軒轅翎語的嘴角揚起一抹笑容,捏了一塊點心,心情頗好的說道:“他倒是對本宮信任!”
追風:主子自然信任您啊!主子恨不能把自己打包送給您,主子的心思就差寫臉上了,就殿下您不知道吧?
軒轅翎語:……
“主子最信任的人就是殿下您了!”
不得不說,追風是懂得為自家主子助攻的。
軒轅翎語意外的看了追風一眼,“你倒是個會說話的!”
“走吧,一起去看看吧!”
聽到又可以出去玩了,寶寶是第一個衝過來的,直接跳到了溟淵的懷裡,還不忘彩虹屁一下:“哥哥,抱著寶寶哦!寶寶好喜歡哥哥!”
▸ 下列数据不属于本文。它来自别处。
+    for (int y0 = 0; y0 < H; y0 += kOpRows) {
+        const int rows = min(kOpRows, H - y0);
+        double racc = 0.0;
+        for (int s = 0; s < s_last; ++s) {
+            const int x0 = s * kOpCols, nx = min(kOpCols, W - x0);
+            const bool carry_only = s < s_first;
+            const bool last_strip = s + 1 == s_last;
+            const bool more = !last_strip || y0 + kOpRows < H;
+            float *tile_p = tiles + b * kTileFloats, *tile_q = tiles + (b ^ 1) * kTileFloats;
+            if (team_p) {
+                {
+                    float *raw = tile_p;
+#pragma unroll
+                    for (int j = 0; j < kOpCols / 4; ++j) {
+                        float *p = raw + ((t & ~63) + 8 * j + ((t & 63) >> 3)) * 33 + 4 * (t & 7);
+                        p[0] = cur[j].x; p[1] = cur[j].y; p[2] = cur[j].z; p[3] = cur[j].w;
+                    }
+#pragma unroll
+                    for (int j = 0; j < kOpCols / 4; ++j)
+                        cur[j] = make_float4(raw[t * 33 + 4 * j], raw[t * 33 + 4 * j + 1], raw[t * 33 + 4 * j + 2], raw[t * 33 + 4 * j + 3]);
+                }
+                auto raw_of = [&](int k) {
+                    const float4 q = cur[k / 4];
+                    return (k & 3) == 0 ? q.x : (k & 3) == 1 ? q.y : (k & 3) == 2 ? q.z : q.w;
+                };
+                float *trow = tile_p + r * kOpRowPitch + c;
+                if (r < rows) {
+                    if (carry_only) {
+#pragma unroll
+                        for (int k = 0; k < kOpCols; ++k) racc += (double)act(raw_of(k));
+                    } else if (nx == kOpCols) {
+#pragma unroll
+                        for (int k = 0; k < kOpCols; ++k) {
+                            const float f = act(raw_of(k));
+                            amax = max(amax, __float_as_uint(f) & 0x7fffffffu);
+                            racc += (double)f;
+                            trow[k * kOpCh] = (float)racc;
+                        }
+                    } else {
+#pragma unroll
+                        for (int k = 0; k < kOpCols; ++k) {
+                            if (k < nx) {
+                                const float f = act(raw_of(k));
+                                amax = max(amax, __float_as_uint(f) & 0x7fffffffu);
+                                racc += (double)f;
+                                trow[k * kOpCh] = (float)racc;
+                            }
+                        }
+                    }
+                }
+                if (more) load_strip(cur, last_strip ? y0 + kOpRows : y0, last_strip ? 0 : x0 + kOpCols);
+            } else if (q_has) {
+                col_scan(tile_q, q_x0, q_rows, q_nx);
+            }
+            if (q_has) {
+                lds_barrier();
+                if (kPStores || !team_p) store_tile(tile_q, q_y0, q_x0, q_rows, q_nx);
+            }
+            if (q_has || !carry_only) lds_barrier();
+            q_has = !carry_only;
+            if (q_has) { q_y0 = y0; q_x0 = x0; q_rows = rows; q_nx = nx; b ^= 1; }
+        }
+    }
+    if (q_has) {
+        float *tile_q = tiles + (b ^ 1) * kTileFloats;
+        if (!team_p) col_scan(tile_q, q_x0, q_rows, q_nx);
+        lds_barrier();
+        if (kPStores || !team_p) store_tile(tile_q, q_y0, q_x0, q_rows, q_nx);
+    }
+    if (m.absmax) {
+        __shared__ unsigned s_max[kOpThreads / kWave];
+        amax = wave_max_u32(amax);
+        if (team_p && (tid & 63) == 0) s_max[tid >> 6] = amax;
+        __syncthreads();
+        if (tid == 0) {
+            unsigned mx = 0u;
+            for (int k = 0; k < kOpThreads / kWave; ++k) mx = max(mx, s_max[k]);
+            unsigned *e = m.absmax + ((size_t)v * (C / kWave) + (cb >> 2)) * H;
+            const int q = 2 * (cb & 3) + part;
+            for (int y = q; y < H; y += 8) e[y] = y == q ? mx : 0u;
+            if (!split) for (int y = q + 1; y < H; y += 8) e[y] = 0u;
+        }
+    }
+}
+
+template <bool AFFINE>
+__global__ __launch_bounds__(kOpThreads, 4) void integral_onepass_single_kernel(OnePassArgs a)
 {
     extern __shared__ __align__(16) unsigned char op_lds[];
     float *tile = reinterpret_cast<float *>(op_lds);
@@ -425,37 +606,21 @@
     }
     if (row_blocks >= (1ull << 31) || (col_vecs + 255) / 256 >= (1ull << 31)) return VFA_ERR_UNSUPPORTED;
     hipStream_t st = (hipStream_t)stream;
-    bool onepass = !hwc && C % kOpCh == 0 && C % kWave == 0 && (long long)n_views * (C / kOpCh) >= 64;
-    int w_max = 0;
-    for (int s = 0; s < n_maps && onepass; ++s) {
-        onepass = a.m[s].H >= 8 && a.m[s].W >= 4 && (size_t)kOpRows * kOpRowPitch * 4 + (size_t)a.m[s].W * kOpCh * 8 <= 160 * 1024 - 1024;
-        w_max = a.m[s].W > w_max ? a.m[s].W : w_max;
-    }
-    if (onepass) {
+    const vfa_plan::IntegralPlan plan = vfa_plan::integral_plan(n_views, C, n_maps, feat_hw, hwc);
+    if (plan.form != vfa_plan::kTwoPass) {
+        if (plan.units >= (1ull << 31)) return VFA_ERR_UNSUPPORTED;
         OnePassArgs oa = {};
         oa.n_maps = n_maps; oa.n_views = n_views; oa.C = C;
-        unsigned long long units = 0;
-        for (int s = 0; s < n_maps; ++s) {
-            oa.m[s] = a.m[s];
-            const int n_strips = (a.m[s].W + kOpCols - 1) / kOpCols;
-            oa.split[s] = n_strips >= 4 ? (6 * n_strips + 5) / 10 : 0;
-            units += (unsigned long long)n_views * (C / kOpCh) * (oa.split[s] ? 2 : 1);
-            oa.unit_end[s] = (unsigned)units;
-        }
-        if (units >= (1ull << 31)) return VFA_ERR_UNSUPPORTED;
-        int part_max = 0;
-        for (int s = 0; s < n_maps; ++s) {
-            const int left = oa.split[s] * kOpCols, wide = oa.split[s] ? (left > a.m[s].W - left ? left : a.m[s].W - left) : a.m[s].W;
-            part_max = wide > part_max ? wide : part_max;
-        }
-        const size_t lds = (size_t)kOpRows * kOpRowPitch * 4 + (size_t)part_max * kOpCh * 8;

溟淵看著躺在他懷裡的寶寶,一臉無奈又寵溺:“你呀,就這張嘴最會哄人了!”一整個騙吃騙喝騙抱!
“寶寶纔不是哄哥哥呢,寶寶可喜歡哥哥了!”
小黑則是直接多了,直接卷在了軒轅翎語的手腕上。
原本一直在家看家的笨笨,這次卻不乾了,耍賴著也想跟著一起出去,自從來了後,它已經好久冇上街了,它也想要去看熱鬨!
吃瓜誰不喜歡啊?
不僅人喜歡,獸獸也喜歡!
“主人,笨笨也想出去,每次都是哥哥和弟弟一起出去,我都冇出去過呢!虎虎我委屈,但我就是不說!”
軒轅翎語:那你現在說的是什麼?放空氣嗎?
追風有些尷尬的看看這個、看看那個,他們主子還昏迷著呢,你們在這裡談論看戲吃瓜,真的禮貌嗎?
還有啊,你是虎啊,你去湊什麼熱鬨啊?
但是在虎虎蹭啊蹭,蹭啊蹭,蹭到他腳邊的時候,追風的嘴巴可比腦袋好使多了:“殿下,讓它跟著吧,屬下負責遛它!”
追風一嘴瓢,直接說成遛了!
笨笨:我是虎,不是狗,遛個毛啊?
“行吧,完好無損的帶出去,再完好無損的送回來!”當然啊,多個幾斤肉那是可以的。
軒轅翎語可很清楚虎虎這小崽崽的胃口,出門哪能不想吃的?
追風啊還是太年輕了,不知道的虎虎的小心思!
吃瓜是真,想要吃好吃的也是真啊!
平津王府。
老王爺等啊等、等啊等,等的額頭直冒汗,他的兒啊,怎麼就不醒了呢?
昨晚還好好的,今天怎麼就這樣了呢?
得知訊息的時瑾言第一時間就從自己的院子裡跑了過來,看著躺在床上就像是睡著了的大哥,忍不住紅了眼眶。
他們家這一家子炮灰命啊,何時才能是個頭啊!
嗚嗚嗚……
老天爺啊,羊毛也不能盯著一家薅啊!
能不能做個人啊?
小天道握了握手裡的通天錘,很想給時瑾言來那麼一下,但想到軒轅翎語已經在來的路上了,要是它動作的話,指不定要被懲罰。
哎,打不過啊打不過!
黃口小兒,它大人大量,就饒他一回吧!
“老爺,長公主殿下來了!”管家匆匆進門道。
老王爺和時瑾言一聽,趕緊起身走了出去:“老臣參見殿下。”
“瑾言見過殿下!”
“起來吧!”軒轅翎語袖筒一甩,直接把兩人給托了起來,抬腳進了屋內!
時瑾川的屋子裡的擺設和他這個人顯現出來的性格差不多,內飾簡單,但又有種低調的奢華,不會顯得俗氣,又顯現了他的品味!
老王爺看著長公主不費吹灰之力,就輕飄飄的把他們托了起來,內心不禁感慨,好深的內力,驚詫隻是一瞬間,轉而笑而不語的拉著時瑾言進了屋內。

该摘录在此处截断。